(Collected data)
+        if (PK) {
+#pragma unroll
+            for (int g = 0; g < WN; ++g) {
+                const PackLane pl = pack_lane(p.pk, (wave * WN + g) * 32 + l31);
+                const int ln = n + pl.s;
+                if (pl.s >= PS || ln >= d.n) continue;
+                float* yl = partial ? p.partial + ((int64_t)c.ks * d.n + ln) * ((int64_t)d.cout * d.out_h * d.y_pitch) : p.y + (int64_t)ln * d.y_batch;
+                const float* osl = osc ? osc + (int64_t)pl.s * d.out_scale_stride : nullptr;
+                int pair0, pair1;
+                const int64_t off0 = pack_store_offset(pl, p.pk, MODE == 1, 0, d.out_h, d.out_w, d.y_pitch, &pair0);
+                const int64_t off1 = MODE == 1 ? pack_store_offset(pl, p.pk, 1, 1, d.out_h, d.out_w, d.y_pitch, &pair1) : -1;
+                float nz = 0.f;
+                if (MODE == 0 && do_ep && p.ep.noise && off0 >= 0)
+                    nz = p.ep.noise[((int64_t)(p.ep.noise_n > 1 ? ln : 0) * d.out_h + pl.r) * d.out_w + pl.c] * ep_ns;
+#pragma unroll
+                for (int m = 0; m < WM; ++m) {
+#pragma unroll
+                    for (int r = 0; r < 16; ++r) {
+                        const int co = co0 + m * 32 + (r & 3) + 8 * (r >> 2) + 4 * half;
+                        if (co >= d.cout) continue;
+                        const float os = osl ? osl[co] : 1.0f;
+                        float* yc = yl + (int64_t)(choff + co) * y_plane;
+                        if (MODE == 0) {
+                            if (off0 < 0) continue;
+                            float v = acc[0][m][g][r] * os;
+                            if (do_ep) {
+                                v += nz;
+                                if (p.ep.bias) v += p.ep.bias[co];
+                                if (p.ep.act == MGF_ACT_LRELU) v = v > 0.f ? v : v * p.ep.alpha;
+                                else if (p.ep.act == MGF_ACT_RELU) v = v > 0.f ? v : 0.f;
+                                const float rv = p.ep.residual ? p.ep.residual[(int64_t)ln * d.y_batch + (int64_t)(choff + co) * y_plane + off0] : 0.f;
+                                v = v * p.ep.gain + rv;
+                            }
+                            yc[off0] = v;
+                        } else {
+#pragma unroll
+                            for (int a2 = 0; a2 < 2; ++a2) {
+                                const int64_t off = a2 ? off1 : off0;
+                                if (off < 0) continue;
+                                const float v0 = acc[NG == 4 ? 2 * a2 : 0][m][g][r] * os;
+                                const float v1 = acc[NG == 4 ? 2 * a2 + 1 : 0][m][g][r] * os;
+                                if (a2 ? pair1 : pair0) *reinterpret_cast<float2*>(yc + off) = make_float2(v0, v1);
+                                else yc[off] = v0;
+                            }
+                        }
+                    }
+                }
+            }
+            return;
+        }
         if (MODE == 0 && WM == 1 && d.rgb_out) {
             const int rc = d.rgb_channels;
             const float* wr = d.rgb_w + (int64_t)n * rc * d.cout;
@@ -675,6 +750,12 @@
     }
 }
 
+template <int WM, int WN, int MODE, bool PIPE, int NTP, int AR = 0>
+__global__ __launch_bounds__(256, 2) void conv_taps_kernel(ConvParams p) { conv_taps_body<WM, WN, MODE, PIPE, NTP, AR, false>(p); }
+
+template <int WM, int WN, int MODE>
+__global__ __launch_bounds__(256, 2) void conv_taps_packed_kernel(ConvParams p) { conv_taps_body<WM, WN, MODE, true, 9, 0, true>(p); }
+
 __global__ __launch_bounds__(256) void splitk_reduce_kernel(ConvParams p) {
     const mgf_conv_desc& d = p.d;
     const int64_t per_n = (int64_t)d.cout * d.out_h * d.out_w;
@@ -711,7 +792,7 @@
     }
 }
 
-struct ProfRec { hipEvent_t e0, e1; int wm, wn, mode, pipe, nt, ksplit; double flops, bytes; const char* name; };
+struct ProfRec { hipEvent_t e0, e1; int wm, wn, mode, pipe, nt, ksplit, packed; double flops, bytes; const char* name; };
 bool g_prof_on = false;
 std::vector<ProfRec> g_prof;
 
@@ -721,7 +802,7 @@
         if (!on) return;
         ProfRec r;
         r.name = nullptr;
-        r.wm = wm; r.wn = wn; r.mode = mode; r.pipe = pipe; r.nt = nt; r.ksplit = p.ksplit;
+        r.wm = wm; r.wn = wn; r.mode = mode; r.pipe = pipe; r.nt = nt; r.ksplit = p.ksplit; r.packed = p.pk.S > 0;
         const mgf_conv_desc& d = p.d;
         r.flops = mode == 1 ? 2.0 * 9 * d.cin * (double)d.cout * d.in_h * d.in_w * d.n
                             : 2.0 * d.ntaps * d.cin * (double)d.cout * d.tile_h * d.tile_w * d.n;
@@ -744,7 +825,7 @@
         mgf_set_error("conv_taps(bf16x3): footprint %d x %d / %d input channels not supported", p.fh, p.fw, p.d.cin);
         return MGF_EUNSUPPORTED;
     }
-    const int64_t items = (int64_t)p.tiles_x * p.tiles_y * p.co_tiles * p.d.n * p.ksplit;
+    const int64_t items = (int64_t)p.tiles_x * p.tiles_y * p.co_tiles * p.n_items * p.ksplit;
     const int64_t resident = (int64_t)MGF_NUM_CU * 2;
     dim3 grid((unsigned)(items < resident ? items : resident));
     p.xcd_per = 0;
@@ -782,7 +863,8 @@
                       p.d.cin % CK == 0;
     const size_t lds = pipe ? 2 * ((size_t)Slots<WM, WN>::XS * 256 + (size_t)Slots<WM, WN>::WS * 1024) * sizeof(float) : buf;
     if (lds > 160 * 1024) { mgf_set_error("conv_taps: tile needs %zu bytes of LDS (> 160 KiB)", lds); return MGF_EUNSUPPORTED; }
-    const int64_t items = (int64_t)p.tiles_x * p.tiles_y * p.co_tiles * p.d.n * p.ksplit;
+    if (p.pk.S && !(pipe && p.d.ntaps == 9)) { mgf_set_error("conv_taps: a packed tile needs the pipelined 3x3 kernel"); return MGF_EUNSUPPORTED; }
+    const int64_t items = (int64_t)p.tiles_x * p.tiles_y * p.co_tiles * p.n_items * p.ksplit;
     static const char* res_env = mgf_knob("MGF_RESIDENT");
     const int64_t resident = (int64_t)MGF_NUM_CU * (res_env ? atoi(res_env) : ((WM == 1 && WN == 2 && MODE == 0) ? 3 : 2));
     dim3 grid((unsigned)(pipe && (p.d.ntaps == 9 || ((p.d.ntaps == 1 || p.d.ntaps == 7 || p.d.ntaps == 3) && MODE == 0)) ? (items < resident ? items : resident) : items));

THE PROBLEM:
Look through the entries and return every line where "struct" appears.

RESULT:
-struct ProfRec { hipEvent_t e0, e1; int wm, wn, mode, pipe, nt, ksplit; double flops, bytes; const char* name; };
+struct ProfRec { hipEvent_t e0, e1; int wm, wn, mode, pipe, nt, ksplit, packed; double flops, bytes; const char* name; };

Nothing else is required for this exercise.